# April 2013 - Photo of the Month Nomination Thread



## Overread (Apr 1, 2013)

This competition runs each month; during the month members are able to nominate others photos (in this thread) for candidates for Photo of the Month. At the end of each month a poll is made and members then vote from the selection to find out who is the Photographer of the Month. 


 I'm also glad to say that we also have a range of prizes, offered up by the site admin. Winners of Photo of the Month will get:
 Featured on the Front page of the site for the duration of the next month.
 Free membership of the forums for 12 months. 
 And $25!
 Entry into Photo of the Year 2013

 RULES:

 1) You may nominate up to THREE photos, no more.
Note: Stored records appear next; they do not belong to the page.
@@ -864,8 +880,18 @@
                     }
                     bool make0 = active, make1 = active && two;
                     if (sc.refl_mask != nullptr) {
-                        if (make0) make0 = !reflection_proves_miss(sc, refl_rec, n, bo0, bd0);
-                        if (make1) make1 = !reflection_proves_miss(sc, refl_rec, n, bo1, bd1);
+                        float4 g = make_float4(0, 0, 0, 0); float hgt0 = 0.0f, hgt1 = 0.0f;
+                        uint32_t verdict0 = make0 ? reflection_verdict(sc, refl_rec, n, bo0, bd0, g, hgt0) : kReflTrace;
+                        uint32_t verdict1 = make1 ? reflection_verdict(sc, refl_rec, n, bo1, bd1, g, hgt1) : kReflTrace;
+                        if (__ballot((verdict0 == kReflAsk) | (verdict1 == kReflAsk)) != 0ull) {
+                            float4 s0 = make_float4(0, 0, 0, 0), s1 = s0;
+                            if ((verdict0 == kReflAsk) | (verdict1 == kReflAsk)) { const float4* __restrict__ sr = sc.refl_self + 2u * (size_t)refl_rec; s0 = sr[0]; s1 = sr[1]; }
+                            const bool allowed = (__float_as_uint(s1.w) & kReflSelfAllowed) != 0u;
+                            const f3 sv0 = mk3(g.x, g.y, g.z), te1 = mk3(s0.x, s0.y, s0.z), te2 = mk3(s1.x, s1.y, s1.z);
+                            if (verdict0 == kReflAsk) verdict0 = (allowed && hgt0 >= s0.w && !reflection_self_accepts(bo0, bd0, sv0, te1, te2)) ? kReflProven : kReflTrace;
+                            if (verdict1 == kReflAsk) verdict1 = (allowed && hgt1 >= s0.w && !reflection_self_accepts(bo1, bd1, sv0, te1, te2)) ? kReflProven : kReflTrace;
+                        }
+                        make0 = make0 && verdict0 != kReflProven; make1 = make1 && verdict1 != kReflProven;
                         bskipped += (uint32_t)__popcll(__ballot(active && !make0)) + (uint32_t)__popcll(__ballot(active && two && !make1));
                     }
                     uint32_t pos[2] = { 0u, 0u };
diff --git a/raytracer-rs_amd/csrc/reflmask.cpp b/raytracer-rs_amd/csrc/reflmask.cpp
--- a/raytracer-rs_amd/csrc/reflmask.cpp
+++ b/raytracer-rs_amd/csrc/reflmask.cpp
@@ -106,6 +106,7 @@
     double up_sin;
     std::vector<uint16_t> touched, cand;
     uint64_t work = 0, exacts = 0;
+    bool all_finite = true;
 
     Walker(const std::vector<Bin>& b, const std::vector<Bin>& g, uint32_t B_, const Tree& t, const float* v, double p, double mc, double pa)
         : bins(b), groups(g), B(B_), tree(t), verts(v), pad(p), min_cos(mc), pad_angle(pa), sin_pad(std::sin(pa)), nbits((uint32_t)b.size()), up_sin(std::sqrt(1.0 - mc * mc))
@@ -214,6 +215,80 @@
         }
         cand.assign(touched.begin(), touched.end());
         set_bins(cand, row);
+    }
+
+    static bool clip_leaves_something(const float* u9, const V3* a, const double* c, int nplanes)
+    {
+        V3 poly[16], next[16]; int np = 3;
+        for (int q = 0; q < 3; ++q) poly[q] = vert(u9, q);
+        for (int k = 0; k < nplanes && np > 0; ++k) {
+            int nn = 0;
+            for (int i = 0; i < np; ++i) {
+                const V3 p = poly[i], q = poly[(i + 1) % np];
+                const double dp = dot(a[k], p) - c[k], dq = dot(a[k], q) - c[k];
+                if (dp >= 0.0) next[nn++] = p;
+                if ((dp >= 0.0) != (dq >= 0.0)) { const double s = dp / (dp - dq); next[nn++] = add(p, mul(sub(q, p), s)); }
+            }
+            np = nn;
+            for (int i = 0; i < np; ++i) poly[i] = next[i];
+        }
+        return np > 0;
+    }
+
+    void self_record(uint32_t t, const uint32_t* row, uint32_t stride, uint32_t* rec)
+    {
+        const float* v = verts + 9 * (size_t)t;
+        const float e[8] = { v[3] - v[0], v[4] - v[1], v[5] - v[2], 0.0f, v[6] - v[0], v[7] - v[1], v[8] - v[2], 0.0f };
+        std::memcpy(rec, e, sizeof e);
+        float hmin; std::memcpy(&hmin, &row[stride - 1u], 4);
+        if (!std::isfinite(hmin)) return;
+        const V3 p0 = vert(v, 0), p1 = vert(v, 1), p2 = vert(v, 2);
+        V3 n = cross(sub(p1, p0), sub(p2, p0));
+        const double area2 = len(n);
+        const double emax = std::max(len(sub(p1, p0)), std::max(len(sub(p2, p0)), len(sub(p2, p1))));
+        if (!(emax > 0.0) || !unit(n)) return;
+        const double hgt = area2 / emax;
+        double amax = 0.0;
+        for (int k = 0; k < 9; ++k) amax = std::max(amax, std::fabs((double)v[k]));
+        const double bm = 0.5 * (double)kReflBary;
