+  int64_t t = wave * TPW + grp;
+  const int64_t t_first = wave * TPW;
+  const int64_t niter = t_first < B ? (B - t_first + stride - 1) / stride : 0;
+  const int nph = __builtin_amdgcn_readfirstlane((int)((niter + 1) & ~(int64_t)1));
+  const int ia = nph - 3;
+  const bool inloop = __builtin_amdgcn_readfirstlane(a.apply_in_loop != 0 && ia >= 1 && fi < (int64_t)ia) != 0;
+  uint32_t seen_l = 0;
+  int n_loop = 0;
+  auto look = [&](int ph) __attribute__((always_inline)) {
+    if (inloop && ph == ia && __builtin_amdgcn_readfirstlane(n_held) > 0) {
+      seen_l = __hip_atomic_load(a.sync, __ATOMIC_RELAXED, __HIP_MEMORY_SCOPE_AGENT);
+      n_loop = __builtin_amdgcn_readfirstlane(n_held);
+    }
+  };
+  auto consume = [&](int ph) __attribute__((always_inline)) {
+    if (n_loop > next_e && ph >= ia) {
+      if (ph == ia) {
+        complete = (int32_t)((uint32_t)__builtin_amdgcn_readfirstlane((int)seen_l) - a.sync_target) >= 0;
+        if (TRS_FLAG_STEP_ORDER >= 2 && complete) __builtin_amdgcn_fence(__ATOMIC_ACQUIRE, "agent");
+      }
+      if (complete) {
+#pragma nounroll
+        for (int k = 0; k < FLAG_APPLY && next_e < n_loop; ++k) apply_held(next_e++);
+      }
+    }
+  };
+
+  auto reduce = [&](TripleRows<VEC, K>& r, const TripleIds& id, int64_t tt, auto SLOT, bool hold) __attribute__((always_inline)) -> float {
+    const bool live = id.valid && id.ok;
+    if (id.valid && !id.ok && lig == 0 && a.err) atomicOr(a.err, 1);
+    float pp = 0.f, pn = 0.f;
+    if (NET == TRS_NET_FM) {
+#pragma unroll
+      for (int n = 0; n < N; ++n) {
+        const float sp_ = r.u.v[n] + r.pi.v[n], sn_ = r.u.v[n] + r.ni.v[n];
+        const float uu = r.u.v[n] * r.u.v[n];
+        pp += sp_ * sp_ - (uu + r.pi.v[n] * r.pi.v[n]);
+        pn += sn_ * sn_ - (uu + r.ni.v[n] * r.ni.v[n]);
+      }
+    } else {
+#pragma unroll
+      for (int n = 0; n < N; ++n) {
+        pp += r.u.v[n] * r.pi.v[n];
+        pn += r.u.v[n] * r.ni.v[n];
+      }
+    }
+    pp = trs_group_sum<G>(pp);
+    pn = trs_group_sum<G>(pn);
+    float sp, sn;
+    if (NET == TRS_NET_FM) {
+      sp = sigmoidf_((r.ul + r.pl) + 0.5f * pp);
+      sn = sigmoidf_((r.ul + r.nl) + 0.5f * pn);
+    } else {
+      sp = (pp + r.ul) + r.pl;
+      sn = (pn + r.ul) + r.nl;
+    }
+    float lval, dneg;
+    trs_pair_loss(a.loss, sp, sn, lval, dneg);
+    const float act = live ? dneg : 0.f;
+    float gp = -act * a.inv_B, gn = act * a.inv_B;
+    if (live && lig == 0) loss_acc += lval;
+    if (NET == TRS_NET_FM) {
+      gp = gp * ((1.0f - sp) * sp);
+      gn = gn * ((1.0f - sn) * sn);
+    }
+    RowReg<VEC, K> g;
+#pragma unroll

 2) You may not nominate your own photographs, only those of others.

 3) Please include the name of the photo and the name of the photographer, in addition post a direct link to the thread where the photo was originally posted.

 4) You may nominate any photo posted during the month of April 2013 in the galleries. Photo must have been taken by the poster.

 5) If someone else has already nominated a photo, please do not nominate it again. It makes it very confusing when it's time to make the voting thread. If a photo is nominated twice, your post may be edited or deleted.

 6) The same person can only receive the POTM prize for winning, twice in a 6 month period. This person can still win POTM, but the not the prize repeatedly, though they will still get front page display.

 7) Once you've nominated a photo, please do leave a link to the nomination thread (ie this thread) and a mention that the photo has been nominated in the original thread that the photo came from. Those who's photos are nominated will like to know that they are in the competition. 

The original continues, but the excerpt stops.